> _Exercise prompt_: Whenever the word "eidx" shows up in a line of the data, copy that line.

»»

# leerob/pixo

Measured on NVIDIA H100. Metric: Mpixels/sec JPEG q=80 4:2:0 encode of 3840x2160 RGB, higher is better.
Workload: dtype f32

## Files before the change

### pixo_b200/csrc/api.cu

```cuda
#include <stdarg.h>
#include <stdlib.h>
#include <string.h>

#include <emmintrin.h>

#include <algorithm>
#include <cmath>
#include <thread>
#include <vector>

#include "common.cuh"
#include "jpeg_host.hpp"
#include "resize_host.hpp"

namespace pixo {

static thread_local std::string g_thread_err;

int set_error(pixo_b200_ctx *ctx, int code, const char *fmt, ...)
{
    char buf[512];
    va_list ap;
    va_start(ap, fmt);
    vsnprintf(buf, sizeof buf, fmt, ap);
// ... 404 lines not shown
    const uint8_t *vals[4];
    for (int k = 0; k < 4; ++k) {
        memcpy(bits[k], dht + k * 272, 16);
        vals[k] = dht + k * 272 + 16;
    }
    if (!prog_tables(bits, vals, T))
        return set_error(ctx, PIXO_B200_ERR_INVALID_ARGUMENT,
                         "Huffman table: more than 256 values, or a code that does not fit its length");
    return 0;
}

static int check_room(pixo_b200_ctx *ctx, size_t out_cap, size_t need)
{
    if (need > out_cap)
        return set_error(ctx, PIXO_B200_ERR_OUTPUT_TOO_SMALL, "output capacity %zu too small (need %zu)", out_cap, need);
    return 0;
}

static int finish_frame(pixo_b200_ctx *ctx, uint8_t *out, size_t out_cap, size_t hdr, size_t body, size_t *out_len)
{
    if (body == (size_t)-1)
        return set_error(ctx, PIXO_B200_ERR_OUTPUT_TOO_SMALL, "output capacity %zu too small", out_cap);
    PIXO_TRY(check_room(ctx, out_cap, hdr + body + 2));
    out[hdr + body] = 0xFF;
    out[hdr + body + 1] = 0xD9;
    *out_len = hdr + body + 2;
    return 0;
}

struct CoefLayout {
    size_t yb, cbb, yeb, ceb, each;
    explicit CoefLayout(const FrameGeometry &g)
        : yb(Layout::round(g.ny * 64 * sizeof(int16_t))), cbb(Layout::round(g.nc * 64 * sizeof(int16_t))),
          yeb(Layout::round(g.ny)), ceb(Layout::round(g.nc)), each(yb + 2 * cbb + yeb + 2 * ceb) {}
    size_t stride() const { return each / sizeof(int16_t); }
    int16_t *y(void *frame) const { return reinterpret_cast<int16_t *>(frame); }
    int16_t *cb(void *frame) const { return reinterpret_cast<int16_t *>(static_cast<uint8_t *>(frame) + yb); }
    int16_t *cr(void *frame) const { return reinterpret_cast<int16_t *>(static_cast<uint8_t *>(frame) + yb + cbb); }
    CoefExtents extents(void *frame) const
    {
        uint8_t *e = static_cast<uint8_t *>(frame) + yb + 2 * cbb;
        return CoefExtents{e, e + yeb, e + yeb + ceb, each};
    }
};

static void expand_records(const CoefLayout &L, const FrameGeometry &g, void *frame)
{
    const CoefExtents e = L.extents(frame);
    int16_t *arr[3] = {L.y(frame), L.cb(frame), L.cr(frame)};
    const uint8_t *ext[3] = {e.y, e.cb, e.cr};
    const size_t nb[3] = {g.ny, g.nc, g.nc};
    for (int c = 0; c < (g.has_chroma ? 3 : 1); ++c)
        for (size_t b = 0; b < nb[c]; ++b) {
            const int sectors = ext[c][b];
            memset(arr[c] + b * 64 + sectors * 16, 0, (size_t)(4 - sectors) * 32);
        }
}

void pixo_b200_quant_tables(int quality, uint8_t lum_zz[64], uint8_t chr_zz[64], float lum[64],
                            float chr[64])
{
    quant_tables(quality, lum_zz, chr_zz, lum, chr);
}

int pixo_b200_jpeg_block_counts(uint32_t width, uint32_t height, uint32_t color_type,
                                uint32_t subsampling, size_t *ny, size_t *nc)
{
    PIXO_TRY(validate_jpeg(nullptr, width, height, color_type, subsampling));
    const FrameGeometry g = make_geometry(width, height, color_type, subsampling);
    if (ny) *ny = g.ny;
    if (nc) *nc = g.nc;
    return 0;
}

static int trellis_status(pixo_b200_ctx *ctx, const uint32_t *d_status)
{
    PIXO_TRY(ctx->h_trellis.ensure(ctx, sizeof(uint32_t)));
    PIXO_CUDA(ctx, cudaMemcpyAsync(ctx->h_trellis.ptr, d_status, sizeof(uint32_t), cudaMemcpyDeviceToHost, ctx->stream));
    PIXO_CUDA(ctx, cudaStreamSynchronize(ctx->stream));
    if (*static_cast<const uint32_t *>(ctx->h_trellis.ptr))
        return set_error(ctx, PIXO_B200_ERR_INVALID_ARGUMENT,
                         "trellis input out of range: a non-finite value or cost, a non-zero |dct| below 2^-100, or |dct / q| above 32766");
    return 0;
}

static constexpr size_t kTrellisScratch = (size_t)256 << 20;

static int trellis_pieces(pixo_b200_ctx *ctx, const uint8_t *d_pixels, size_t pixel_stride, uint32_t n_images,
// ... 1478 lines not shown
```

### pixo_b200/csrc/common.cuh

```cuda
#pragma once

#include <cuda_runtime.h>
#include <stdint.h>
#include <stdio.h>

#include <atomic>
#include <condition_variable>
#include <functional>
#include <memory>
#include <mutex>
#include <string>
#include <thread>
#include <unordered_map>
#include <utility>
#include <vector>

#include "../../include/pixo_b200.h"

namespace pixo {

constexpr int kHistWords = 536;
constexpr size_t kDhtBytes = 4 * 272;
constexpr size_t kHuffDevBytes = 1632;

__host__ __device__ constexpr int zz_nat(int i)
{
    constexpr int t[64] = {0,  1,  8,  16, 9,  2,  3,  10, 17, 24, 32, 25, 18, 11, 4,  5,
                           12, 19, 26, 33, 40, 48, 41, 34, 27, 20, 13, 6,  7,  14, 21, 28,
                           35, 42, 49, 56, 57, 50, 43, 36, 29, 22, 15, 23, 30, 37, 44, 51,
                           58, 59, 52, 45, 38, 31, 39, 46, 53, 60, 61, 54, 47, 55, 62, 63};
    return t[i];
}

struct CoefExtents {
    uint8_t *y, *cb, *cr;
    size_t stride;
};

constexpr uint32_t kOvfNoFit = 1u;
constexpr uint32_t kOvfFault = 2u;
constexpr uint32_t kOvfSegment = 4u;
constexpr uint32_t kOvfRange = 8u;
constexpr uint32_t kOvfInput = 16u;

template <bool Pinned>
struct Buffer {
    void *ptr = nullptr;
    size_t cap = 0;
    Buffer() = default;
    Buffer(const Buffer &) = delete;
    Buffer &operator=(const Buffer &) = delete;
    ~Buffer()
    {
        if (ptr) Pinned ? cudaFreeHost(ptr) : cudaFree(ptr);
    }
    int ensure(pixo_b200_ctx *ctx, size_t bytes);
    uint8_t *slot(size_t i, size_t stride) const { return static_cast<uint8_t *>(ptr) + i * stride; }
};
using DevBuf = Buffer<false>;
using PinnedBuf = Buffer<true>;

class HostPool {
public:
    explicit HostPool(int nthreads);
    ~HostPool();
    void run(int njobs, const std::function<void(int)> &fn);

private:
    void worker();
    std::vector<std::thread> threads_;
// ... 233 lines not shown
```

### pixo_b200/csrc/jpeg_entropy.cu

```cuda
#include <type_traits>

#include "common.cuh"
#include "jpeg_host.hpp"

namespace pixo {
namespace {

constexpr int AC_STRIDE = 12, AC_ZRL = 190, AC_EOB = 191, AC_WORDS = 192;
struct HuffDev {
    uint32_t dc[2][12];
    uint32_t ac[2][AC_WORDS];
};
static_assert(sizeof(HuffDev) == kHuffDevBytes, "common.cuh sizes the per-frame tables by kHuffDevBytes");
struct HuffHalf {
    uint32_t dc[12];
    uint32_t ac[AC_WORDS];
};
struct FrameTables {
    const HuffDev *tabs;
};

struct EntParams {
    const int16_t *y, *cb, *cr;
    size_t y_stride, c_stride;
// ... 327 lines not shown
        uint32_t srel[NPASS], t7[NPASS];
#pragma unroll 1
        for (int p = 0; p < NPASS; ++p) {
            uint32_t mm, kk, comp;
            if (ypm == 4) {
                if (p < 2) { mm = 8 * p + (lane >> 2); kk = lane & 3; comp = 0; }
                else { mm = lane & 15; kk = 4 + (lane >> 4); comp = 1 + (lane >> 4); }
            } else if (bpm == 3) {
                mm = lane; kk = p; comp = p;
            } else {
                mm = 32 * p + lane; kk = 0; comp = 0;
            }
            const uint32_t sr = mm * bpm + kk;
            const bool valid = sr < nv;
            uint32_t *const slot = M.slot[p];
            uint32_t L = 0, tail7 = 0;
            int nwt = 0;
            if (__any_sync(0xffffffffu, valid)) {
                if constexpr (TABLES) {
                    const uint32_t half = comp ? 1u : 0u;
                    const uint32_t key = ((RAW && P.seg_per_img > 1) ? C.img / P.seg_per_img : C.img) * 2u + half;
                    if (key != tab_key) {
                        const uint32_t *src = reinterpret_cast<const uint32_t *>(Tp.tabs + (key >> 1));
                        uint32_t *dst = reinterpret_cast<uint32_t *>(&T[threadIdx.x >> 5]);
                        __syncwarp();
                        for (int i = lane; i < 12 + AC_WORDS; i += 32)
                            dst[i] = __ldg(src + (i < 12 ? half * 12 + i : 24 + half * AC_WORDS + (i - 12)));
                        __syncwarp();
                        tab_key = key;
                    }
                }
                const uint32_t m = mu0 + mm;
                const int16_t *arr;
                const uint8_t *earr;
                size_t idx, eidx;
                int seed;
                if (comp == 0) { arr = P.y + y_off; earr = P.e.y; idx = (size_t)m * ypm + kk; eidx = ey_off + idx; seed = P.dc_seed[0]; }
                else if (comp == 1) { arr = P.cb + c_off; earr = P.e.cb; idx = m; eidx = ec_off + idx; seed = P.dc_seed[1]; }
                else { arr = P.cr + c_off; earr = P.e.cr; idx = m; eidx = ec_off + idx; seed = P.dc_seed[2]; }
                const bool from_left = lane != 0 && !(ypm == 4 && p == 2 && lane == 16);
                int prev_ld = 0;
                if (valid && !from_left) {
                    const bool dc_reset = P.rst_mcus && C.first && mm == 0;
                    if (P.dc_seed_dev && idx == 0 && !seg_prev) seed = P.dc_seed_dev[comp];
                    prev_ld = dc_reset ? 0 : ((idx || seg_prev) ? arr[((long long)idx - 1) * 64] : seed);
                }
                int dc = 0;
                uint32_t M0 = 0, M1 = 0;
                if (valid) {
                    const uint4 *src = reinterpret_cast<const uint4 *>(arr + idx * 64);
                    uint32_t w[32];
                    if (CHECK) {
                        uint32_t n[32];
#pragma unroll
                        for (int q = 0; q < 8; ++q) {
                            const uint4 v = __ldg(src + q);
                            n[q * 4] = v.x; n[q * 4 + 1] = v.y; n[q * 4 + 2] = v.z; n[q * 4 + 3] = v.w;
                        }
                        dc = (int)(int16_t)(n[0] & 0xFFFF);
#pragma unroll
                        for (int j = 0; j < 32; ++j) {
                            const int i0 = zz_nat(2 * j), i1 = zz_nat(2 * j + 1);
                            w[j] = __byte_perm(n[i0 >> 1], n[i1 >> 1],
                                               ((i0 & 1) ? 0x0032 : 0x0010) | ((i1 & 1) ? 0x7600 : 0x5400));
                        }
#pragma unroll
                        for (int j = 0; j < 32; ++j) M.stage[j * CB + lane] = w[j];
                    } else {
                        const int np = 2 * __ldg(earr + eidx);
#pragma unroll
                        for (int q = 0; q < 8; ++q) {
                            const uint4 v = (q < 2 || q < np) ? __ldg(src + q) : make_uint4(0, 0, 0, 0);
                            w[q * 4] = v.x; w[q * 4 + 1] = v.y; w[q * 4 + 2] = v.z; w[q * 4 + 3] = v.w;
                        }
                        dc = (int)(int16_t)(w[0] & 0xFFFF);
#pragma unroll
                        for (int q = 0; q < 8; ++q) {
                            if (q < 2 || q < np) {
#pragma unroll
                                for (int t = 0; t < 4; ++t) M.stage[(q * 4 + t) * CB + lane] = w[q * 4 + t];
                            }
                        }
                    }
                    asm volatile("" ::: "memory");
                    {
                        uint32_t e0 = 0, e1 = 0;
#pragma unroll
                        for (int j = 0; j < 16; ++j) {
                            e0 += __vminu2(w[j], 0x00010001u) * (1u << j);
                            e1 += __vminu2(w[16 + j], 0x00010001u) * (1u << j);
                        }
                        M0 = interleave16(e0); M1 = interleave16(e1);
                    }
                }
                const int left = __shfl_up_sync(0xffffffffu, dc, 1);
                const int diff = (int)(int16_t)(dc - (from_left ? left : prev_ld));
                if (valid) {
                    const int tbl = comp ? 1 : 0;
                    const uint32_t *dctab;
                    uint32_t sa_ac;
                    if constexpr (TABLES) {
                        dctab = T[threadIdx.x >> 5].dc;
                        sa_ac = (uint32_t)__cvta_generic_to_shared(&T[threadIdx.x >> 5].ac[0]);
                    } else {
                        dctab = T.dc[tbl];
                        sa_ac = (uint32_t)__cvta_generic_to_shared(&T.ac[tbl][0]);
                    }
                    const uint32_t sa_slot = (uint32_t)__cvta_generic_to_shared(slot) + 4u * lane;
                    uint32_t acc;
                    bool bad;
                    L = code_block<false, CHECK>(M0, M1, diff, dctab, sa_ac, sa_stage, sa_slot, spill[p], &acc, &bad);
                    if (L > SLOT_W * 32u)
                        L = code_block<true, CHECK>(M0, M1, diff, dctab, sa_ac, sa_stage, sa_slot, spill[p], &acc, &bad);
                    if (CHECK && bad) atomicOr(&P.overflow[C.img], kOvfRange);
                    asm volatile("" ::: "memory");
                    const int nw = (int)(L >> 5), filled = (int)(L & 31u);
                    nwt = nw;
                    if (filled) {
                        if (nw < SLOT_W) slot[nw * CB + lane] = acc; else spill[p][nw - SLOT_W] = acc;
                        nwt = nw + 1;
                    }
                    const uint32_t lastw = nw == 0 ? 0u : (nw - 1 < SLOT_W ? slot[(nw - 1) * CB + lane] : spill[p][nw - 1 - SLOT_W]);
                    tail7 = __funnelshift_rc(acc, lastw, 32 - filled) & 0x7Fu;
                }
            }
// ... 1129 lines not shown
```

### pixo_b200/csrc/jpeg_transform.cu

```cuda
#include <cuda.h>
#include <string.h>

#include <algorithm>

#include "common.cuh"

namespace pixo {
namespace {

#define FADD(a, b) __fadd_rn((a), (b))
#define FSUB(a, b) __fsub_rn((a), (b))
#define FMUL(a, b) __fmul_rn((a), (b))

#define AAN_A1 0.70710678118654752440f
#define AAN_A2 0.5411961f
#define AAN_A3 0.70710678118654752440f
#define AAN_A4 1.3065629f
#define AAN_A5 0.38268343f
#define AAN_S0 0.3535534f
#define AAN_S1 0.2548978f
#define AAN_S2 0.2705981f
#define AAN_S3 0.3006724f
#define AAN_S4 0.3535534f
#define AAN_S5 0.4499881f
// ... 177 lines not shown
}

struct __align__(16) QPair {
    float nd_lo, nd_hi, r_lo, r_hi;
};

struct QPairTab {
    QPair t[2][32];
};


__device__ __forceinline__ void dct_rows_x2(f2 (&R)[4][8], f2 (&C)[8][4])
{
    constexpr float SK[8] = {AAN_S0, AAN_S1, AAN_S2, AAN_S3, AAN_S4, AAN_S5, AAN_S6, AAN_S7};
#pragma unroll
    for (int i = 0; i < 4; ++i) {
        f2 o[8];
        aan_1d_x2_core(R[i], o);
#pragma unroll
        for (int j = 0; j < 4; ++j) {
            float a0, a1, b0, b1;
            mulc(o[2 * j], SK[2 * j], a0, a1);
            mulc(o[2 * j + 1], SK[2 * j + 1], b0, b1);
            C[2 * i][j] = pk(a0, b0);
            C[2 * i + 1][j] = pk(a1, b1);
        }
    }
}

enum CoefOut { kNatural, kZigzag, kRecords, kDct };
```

««

> _Answer to this task_:
                size_t idx, eidx;
                if (comp == 0) { arr = P.y + y_off; earr = P.e.y; idx = (size_t)m * ypm + kk; eidx = ey_off + idx; seed = P.dc_seed[0]; }
                else if (comp == 1) { arr = P.cb + c_off; earr = P.e.cb; idx = m; eidx = ec_off + idx; seed = P.dc_seed[1]; }
                else { arr = P.cr + c_off; earr = P.e.cr; idx = m; eidx = ec_off + idx; seed = P.dc_seed[2]; }
                        const int np = 2 * __ldg(earr + eidx);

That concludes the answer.